Action item
The answer must consist of every line from the data that holds "strtoul".
Extracted data Start Marker
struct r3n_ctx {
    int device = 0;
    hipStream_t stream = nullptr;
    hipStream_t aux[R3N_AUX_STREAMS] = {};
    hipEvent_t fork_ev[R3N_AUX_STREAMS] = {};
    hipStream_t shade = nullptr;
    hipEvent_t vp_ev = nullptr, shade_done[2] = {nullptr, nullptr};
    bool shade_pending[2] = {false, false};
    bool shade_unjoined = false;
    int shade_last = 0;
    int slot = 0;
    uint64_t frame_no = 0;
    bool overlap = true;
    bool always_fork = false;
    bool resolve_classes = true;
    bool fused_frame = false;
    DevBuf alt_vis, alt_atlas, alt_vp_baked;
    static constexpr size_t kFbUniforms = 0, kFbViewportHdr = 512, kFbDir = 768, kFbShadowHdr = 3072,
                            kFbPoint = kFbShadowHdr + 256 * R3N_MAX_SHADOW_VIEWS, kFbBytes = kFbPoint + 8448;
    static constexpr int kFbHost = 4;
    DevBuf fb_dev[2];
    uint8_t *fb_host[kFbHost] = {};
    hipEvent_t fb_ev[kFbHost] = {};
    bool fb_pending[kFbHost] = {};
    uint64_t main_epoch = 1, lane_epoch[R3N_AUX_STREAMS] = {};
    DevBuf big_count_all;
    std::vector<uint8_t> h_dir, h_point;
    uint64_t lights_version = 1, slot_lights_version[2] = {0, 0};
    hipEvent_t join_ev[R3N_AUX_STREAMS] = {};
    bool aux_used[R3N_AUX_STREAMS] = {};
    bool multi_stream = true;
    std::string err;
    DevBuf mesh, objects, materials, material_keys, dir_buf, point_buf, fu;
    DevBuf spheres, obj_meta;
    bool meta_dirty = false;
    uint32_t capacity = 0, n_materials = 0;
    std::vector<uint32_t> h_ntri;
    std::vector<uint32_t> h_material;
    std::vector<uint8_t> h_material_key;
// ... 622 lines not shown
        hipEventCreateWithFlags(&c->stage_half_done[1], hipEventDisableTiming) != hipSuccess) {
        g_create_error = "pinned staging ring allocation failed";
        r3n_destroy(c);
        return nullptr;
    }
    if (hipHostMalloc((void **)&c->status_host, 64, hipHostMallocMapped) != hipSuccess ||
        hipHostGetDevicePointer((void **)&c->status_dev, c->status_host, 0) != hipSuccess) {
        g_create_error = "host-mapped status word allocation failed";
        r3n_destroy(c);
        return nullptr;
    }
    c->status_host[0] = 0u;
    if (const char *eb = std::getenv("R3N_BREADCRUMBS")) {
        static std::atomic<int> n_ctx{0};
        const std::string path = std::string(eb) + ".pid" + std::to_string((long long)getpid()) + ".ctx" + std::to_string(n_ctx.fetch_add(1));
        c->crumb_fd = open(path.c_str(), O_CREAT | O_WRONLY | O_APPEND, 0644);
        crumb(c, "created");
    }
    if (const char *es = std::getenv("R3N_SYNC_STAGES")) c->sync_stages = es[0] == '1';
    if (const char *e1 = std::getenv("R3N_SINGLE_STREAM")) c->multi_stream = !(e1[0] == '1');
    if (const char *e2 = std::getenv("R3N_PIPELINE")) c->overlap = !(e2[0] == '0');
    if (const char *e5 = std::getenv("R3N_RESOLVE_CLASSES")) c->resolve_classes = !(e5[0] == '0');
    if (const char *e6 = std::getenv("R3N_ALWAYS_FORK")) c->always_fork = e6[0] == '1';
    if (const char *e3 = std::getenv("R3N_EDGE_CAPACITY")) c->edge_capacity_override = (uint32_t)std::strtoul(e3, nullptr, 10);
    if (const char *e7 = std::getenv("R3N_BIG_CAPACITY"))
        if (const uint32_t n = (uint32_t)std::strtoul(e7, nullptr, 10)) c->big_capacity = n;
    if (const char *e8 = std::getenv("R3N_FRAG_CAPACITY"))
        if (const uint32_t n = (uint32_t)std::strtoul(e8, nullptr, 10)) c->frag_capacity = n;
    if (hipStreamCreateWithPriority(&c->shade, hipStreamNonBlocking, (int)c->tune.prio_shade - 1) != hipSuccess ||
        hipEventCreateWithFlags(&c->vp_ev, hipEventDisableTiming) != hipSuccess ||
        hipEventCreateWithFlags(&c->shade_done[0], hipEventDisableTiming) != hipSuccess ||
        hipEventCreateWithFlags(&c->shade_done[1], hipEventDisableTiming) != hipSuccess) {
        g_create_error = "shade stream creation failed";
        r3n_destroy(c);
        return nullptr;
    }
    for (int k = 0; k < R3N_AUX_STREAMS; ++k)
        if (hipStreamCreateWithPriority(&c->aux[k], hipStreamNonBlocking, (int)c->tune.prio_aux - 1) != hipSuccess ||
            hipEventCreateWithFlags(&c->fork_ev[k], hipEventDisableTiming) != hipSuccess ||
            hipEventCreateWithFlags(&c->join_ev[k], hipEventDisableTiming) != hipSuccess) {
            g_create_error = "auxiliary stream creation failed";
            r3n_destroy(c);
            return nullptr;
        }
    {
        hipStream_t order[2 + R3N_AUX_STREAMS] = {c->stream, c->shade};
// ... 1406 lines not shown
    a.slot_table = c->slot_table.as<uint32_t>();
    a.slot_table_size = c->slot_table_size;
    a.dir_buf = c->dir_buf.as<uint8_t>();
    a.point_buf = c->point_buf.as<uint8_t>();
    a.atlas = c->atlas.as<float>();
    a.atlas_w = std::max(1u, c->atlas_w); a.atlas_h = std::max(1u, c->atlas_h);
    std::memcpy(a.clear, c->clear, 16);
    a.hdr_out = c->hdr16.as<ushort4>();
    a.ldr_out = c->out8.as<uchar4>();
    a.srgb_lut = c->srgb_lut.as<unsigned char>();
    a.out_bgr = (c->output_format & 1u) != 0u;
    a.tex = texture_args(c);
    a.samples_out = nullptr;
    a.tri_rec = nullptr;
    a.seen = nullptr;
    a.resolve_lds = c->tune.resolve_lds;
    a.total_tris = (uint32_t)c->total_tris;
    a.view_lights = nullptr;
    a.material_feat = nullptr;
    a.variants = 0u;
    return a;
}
Extracted data End Marker
The answer
    if (const char *e3 = std::getenv("R3N_EDGE_CAPACITY")) c->edge_capacity_override = (uint32_t)std::strtoul(e3, nullptr, 10);
        if (const uint32_t n = (uint32_t)std::strtoul(e7, nullptr, 10)) c->big_capacity = n;
        if (const uint32_t n = (uint32_t)std::strtoul(e8, nullptr, 10)) c->frag_capacity = n;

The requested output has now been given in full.